■ **Records for the task**
□ □ □ □ □

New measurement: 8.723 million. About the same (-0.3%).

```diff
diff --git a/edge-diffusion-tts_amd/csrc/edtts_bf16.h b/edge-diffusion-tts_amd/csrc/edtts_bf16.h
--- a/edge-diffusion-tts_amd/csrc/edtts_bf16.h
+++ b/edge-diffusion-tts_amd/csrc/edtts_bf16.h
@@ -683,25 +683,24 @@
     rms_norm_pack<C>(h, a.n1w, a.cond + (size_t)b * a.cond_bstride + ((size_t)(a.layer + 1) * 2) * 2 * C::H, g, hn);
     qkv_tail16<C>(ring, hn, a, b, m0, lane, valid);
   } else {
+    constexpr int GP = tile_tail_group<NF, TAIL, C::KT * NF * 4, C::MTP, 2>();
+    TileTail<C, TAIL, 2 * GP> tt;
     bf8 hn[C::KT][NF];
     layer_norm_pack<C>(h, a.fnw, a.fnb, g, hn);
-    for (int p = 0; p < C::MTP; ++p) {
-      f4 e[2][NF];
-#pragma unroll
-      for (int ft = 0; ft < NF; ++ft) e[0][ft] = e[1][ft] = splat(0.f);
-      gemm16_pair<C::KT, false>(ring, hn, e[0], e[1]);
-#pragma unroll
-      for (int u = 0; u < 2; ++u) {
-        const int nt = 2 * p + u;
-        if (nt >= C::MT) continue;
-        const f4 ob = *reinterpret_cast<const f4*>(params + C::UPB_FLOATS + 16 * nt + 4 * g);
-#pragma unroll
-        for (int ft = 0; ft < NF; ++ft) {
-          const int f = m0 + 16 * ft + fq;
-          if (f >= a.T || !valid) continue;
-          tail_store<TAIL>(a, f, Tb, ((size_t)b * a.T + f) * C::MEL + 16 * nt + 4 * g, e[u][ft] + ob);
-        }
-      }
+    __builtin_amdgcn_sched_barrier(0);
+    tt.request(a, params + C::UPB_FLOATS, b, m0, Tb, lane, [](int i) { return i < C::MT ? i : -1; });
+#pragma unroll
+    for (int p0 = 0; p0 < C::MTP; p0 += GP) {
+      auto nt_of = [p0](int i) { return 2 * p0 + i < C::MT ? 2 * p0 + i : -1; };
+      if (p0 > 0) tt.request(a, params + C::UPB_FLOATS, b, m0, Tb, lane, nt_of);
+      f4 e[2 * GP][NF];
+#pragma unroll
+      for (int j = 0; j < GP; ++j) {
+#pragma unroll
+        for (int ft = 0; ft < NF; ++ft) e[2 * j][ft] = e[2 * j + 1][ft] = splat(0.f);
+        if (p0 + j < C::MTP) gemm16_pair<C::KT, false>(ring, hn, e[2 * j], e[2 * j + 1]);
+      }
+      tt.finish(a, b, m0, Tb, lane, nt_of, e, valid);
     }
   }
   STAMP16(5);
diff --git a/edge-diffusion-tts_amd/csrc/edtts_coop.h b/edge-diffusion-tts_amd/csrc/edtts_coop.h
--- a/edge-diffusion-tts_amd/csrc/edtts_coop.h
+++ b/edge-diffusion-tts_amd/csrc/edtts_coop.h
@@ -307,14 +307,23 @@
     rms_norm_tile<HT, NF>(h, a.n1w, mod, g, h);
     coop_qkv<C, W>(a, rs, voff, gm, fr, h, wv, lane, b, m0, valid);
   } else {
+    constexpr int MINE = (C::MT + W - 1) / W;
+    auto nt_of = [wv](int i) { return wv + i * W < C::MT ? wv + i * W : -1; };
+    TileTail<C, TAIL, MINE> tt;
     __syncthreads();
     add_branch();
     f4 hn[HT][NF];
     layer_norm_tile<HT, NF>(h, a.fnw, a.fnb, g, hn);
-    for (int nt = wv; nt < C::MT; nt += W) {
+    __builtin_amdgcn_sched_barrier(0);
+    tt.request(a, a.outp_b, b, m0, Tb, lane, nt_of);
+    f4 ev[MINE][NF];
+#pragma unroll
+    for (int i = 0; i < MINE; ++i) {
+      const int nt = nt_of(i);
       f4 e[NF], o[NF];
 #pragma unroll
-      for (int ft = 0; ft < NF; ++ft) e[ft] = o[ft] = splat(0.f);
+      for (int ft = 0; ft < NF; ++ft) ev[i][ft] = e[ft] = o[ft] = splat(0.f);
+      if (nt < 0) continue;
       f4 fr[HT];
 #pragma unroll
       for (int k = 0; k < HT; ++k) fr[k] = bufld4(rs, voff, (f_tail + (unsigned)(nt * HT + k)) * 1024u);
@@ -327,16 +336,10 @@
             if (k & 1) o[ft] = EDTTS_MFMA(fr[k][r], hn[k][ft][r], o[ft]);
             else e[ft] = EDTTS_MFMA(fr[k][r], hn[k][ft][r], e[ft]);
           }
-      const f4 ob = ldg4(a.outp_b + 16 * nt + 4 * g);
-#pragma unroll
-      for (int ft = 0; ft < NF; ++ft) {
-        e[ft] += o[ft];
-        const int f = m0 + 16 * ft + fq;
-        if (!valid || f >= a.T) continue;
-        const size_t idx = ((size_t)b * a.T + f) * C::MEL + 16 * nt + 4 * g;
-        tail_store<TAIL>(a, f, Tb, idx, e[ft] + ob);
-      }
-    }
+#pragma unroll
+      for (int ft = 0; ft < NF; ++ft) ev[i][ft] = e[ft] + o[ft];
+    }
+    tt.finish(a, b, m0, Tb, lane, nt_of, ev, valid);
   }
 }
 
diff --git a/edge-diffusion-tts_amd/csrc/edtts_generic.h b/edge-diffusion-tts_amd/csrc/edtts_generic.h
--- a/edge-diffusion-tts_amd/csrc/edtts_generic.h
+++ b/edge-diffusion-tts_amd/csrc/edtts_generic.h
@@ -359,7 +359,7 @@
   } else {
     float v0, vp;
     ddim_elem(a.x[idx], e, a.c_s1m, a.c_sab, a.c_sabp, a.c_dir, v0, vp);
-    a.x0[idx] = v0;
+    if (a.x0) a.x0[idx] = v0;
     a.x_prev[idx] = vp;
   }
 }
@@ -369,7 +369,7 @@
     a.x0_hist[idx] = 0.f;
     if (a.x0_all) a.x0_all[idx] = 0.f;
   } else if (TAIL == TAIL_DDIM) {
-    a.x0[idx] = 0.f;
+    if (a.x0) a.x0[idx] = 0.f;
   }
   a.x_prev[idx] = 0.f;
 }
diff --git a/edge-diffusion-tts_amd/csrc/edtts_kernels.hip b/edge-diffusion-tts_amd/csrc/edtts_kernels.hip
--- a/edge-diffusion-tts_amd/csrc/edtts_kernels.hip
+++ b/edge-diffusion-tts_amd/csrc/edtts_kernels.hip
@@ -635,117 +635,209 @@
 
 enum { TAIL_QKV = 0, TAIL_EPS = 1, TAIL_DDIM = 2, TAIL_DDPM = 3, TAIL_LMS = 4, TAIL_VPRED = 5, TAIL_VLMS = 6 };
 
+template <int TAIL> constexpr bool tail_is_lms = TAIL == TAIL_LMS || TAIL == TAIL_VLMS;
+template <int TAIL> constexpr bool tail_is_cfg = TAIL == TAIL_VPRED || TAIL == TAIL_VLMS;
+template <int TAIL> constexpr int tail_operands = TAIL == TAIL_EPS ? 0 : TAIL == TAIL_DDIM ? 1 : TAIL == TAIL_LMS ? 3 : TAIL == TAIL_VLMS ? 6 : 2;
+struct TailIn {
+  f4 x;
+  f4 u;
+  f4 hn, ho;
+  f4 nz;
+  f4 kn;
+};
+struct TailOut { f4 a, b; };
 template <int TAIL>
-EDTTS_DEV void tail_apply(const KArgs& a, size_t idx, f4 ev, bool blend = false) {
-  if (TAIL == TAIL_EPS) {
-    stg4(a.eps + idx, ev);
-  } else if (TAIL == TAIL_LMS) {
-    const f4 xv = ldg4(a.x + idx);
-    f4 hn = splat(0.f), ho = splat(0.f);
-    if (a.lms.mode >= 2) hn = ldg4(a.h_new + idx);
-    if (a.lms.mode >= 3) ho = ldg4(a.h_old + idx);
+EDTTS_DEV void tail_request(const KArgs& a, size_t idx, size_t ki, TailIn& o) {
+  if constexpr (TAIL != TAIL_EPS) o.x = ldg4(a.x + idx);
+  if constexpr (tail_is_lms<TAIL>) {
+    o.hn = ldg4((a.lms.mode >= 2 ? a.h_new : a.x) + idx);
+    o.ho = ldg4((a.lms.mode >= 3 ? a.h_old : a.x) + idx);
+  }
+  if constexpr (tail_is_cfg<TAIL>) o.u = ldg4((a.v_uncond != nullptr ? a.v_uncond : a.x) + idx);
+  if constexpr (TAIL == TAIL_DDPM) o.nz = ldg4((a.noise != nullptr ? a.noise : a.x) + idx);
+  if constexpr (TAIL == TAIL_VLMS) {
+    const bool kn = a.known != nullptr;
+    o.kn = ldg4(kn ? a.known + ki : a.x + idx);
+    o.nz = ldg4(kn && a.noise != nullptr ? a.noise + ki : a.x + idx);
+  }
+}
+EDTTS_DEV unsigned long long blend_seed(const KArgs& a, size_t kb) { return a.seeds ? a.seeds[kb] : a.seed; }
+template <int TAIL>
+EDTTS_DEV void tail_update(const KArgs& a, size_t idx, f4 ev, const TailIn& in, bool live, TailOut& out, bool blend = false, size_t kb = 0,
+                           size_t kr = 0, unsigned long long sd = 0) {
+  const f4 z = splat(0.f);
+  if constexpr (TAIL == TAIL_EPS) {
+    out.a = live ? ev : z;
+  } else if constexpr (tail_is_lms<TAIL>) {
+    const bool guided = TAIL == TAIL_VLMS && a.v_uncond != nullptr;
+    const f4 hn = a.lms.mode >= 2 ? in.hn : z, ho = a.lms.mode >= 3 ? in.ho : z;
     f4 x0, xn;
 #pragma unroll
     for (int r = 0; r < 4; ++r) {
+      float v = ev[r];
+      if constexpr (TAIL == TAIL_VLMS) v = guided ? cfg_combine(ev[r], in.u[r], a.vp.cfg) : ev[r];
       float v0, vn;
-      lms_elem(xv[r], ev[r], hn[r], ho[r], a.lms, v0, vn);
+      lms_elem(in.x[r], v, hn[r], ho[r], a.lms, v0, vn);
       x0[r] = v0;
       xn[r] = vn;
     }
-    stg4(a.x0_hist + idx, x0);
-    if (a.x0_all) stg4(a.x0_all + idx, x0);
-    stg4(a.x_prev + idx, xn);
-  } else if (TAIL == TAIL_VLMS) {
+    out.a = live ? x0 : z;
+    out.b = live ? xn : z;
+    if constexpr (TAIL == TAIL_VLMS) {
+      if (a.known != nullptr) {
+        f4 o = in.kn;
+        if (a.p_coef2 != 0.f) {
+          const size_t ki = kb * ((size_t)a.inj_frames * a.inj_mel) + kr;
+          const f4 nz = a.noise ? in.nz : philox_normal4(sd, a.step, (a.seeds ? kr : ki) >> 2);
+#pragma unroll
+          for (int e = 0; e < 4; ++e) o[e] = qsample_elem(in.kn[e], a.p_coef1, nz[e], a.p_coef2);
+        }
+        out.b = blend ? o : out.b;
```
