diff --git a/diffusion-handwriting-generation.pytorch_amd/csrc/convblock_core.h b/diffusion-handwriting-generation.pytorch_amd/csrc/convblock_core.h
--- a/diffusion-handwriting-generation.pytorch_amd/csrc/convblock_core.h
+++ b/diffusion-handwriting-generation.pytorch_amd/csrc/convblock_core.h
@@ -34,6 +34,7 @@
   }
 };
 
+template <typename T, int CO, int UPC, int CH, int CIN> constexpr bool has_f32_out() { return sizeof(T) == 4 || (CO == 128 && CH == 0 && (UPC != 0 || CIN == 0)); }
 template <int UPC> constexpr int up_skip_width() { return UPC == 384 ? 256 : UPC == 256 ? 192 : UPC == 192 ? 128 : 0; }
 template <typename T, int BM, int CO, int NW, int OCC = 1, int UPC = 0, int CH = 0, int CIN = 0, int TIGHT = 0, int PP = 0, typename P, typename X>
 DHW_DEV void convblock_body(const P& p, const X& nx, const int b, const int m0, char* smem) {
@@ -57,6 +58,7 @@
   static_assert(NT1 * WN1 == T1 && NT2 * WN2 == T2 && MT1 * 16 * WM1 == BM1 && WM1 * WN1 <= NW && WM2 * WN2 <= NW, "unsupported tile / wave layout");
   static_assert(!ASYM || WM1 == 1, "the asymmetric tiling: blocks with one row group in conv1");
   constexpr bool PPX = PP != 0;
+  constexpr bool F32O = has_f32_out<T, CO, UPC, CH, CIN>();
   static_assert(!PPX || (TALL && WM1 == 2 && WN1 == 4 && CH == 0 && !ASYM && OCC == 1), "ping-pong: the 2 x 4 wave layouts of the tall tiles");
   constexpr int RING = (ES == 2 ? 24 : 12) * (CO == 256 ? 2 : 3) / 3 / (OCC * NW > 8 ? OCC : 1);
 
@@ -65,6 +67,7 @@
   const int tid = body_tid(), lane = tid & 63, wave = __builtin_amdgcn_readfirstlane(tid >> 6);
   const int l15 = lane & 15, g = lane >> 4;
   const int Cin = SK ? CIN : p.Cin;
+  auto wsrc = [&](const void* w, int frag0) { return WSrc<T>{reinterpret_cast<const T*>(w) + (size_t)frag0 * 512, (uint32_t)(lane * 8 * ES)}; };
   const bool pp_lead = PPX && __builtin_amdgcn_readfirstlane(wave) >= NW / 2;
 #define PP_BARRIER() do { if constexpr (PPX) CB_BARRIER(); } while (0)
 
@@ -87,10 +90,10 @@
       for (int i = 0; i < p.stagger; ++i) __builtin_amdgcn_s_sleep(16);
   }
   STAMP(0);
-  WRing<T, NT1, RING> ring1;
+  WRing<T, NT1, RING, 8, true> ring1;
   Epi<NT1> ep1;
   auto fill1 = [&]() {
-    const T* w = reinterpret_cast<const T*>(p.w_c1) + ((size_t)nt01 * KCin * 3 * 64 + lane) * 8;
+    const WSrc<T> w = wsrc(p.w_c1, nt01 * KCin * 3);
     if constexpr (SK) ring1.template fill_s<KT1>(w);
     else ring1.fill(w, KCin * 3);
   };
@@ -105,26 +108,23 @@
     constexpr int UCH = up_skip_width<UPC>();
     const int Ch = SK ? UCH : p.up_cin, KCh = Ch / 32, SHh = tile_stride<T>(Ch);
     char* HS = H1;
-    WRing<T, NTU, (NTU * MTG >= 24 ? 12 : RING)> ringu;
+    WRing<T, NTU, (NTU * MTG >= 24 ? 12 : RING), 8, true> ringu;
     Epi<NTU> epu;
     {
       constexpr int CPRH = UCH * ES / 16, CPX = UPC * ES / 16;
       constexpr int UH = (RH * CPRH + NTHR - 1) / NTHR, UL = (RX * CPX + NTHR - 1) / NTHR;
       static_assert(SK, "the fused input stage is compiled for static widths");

□ □ □ □ □

■ **Exercise aim**
Working through the records, copy each line in which the word "else" appears.

■ **Written reply**
   } else {
   } else {
             else e[ft] = EDTTS_MFMA(fr[k][r], hn[k][ft][r], e[ft]);
   } else {
   } else if (TAIL == TAIL_DDIM) {
-  } else if (TAIL == TAIL_LMS) {
+  } else if constexpr (tail_is_lms<TAIL>) {
-  } else if (TAIL == TAIL_VLMS) {
     else ring1.fill(w, KCin * 3);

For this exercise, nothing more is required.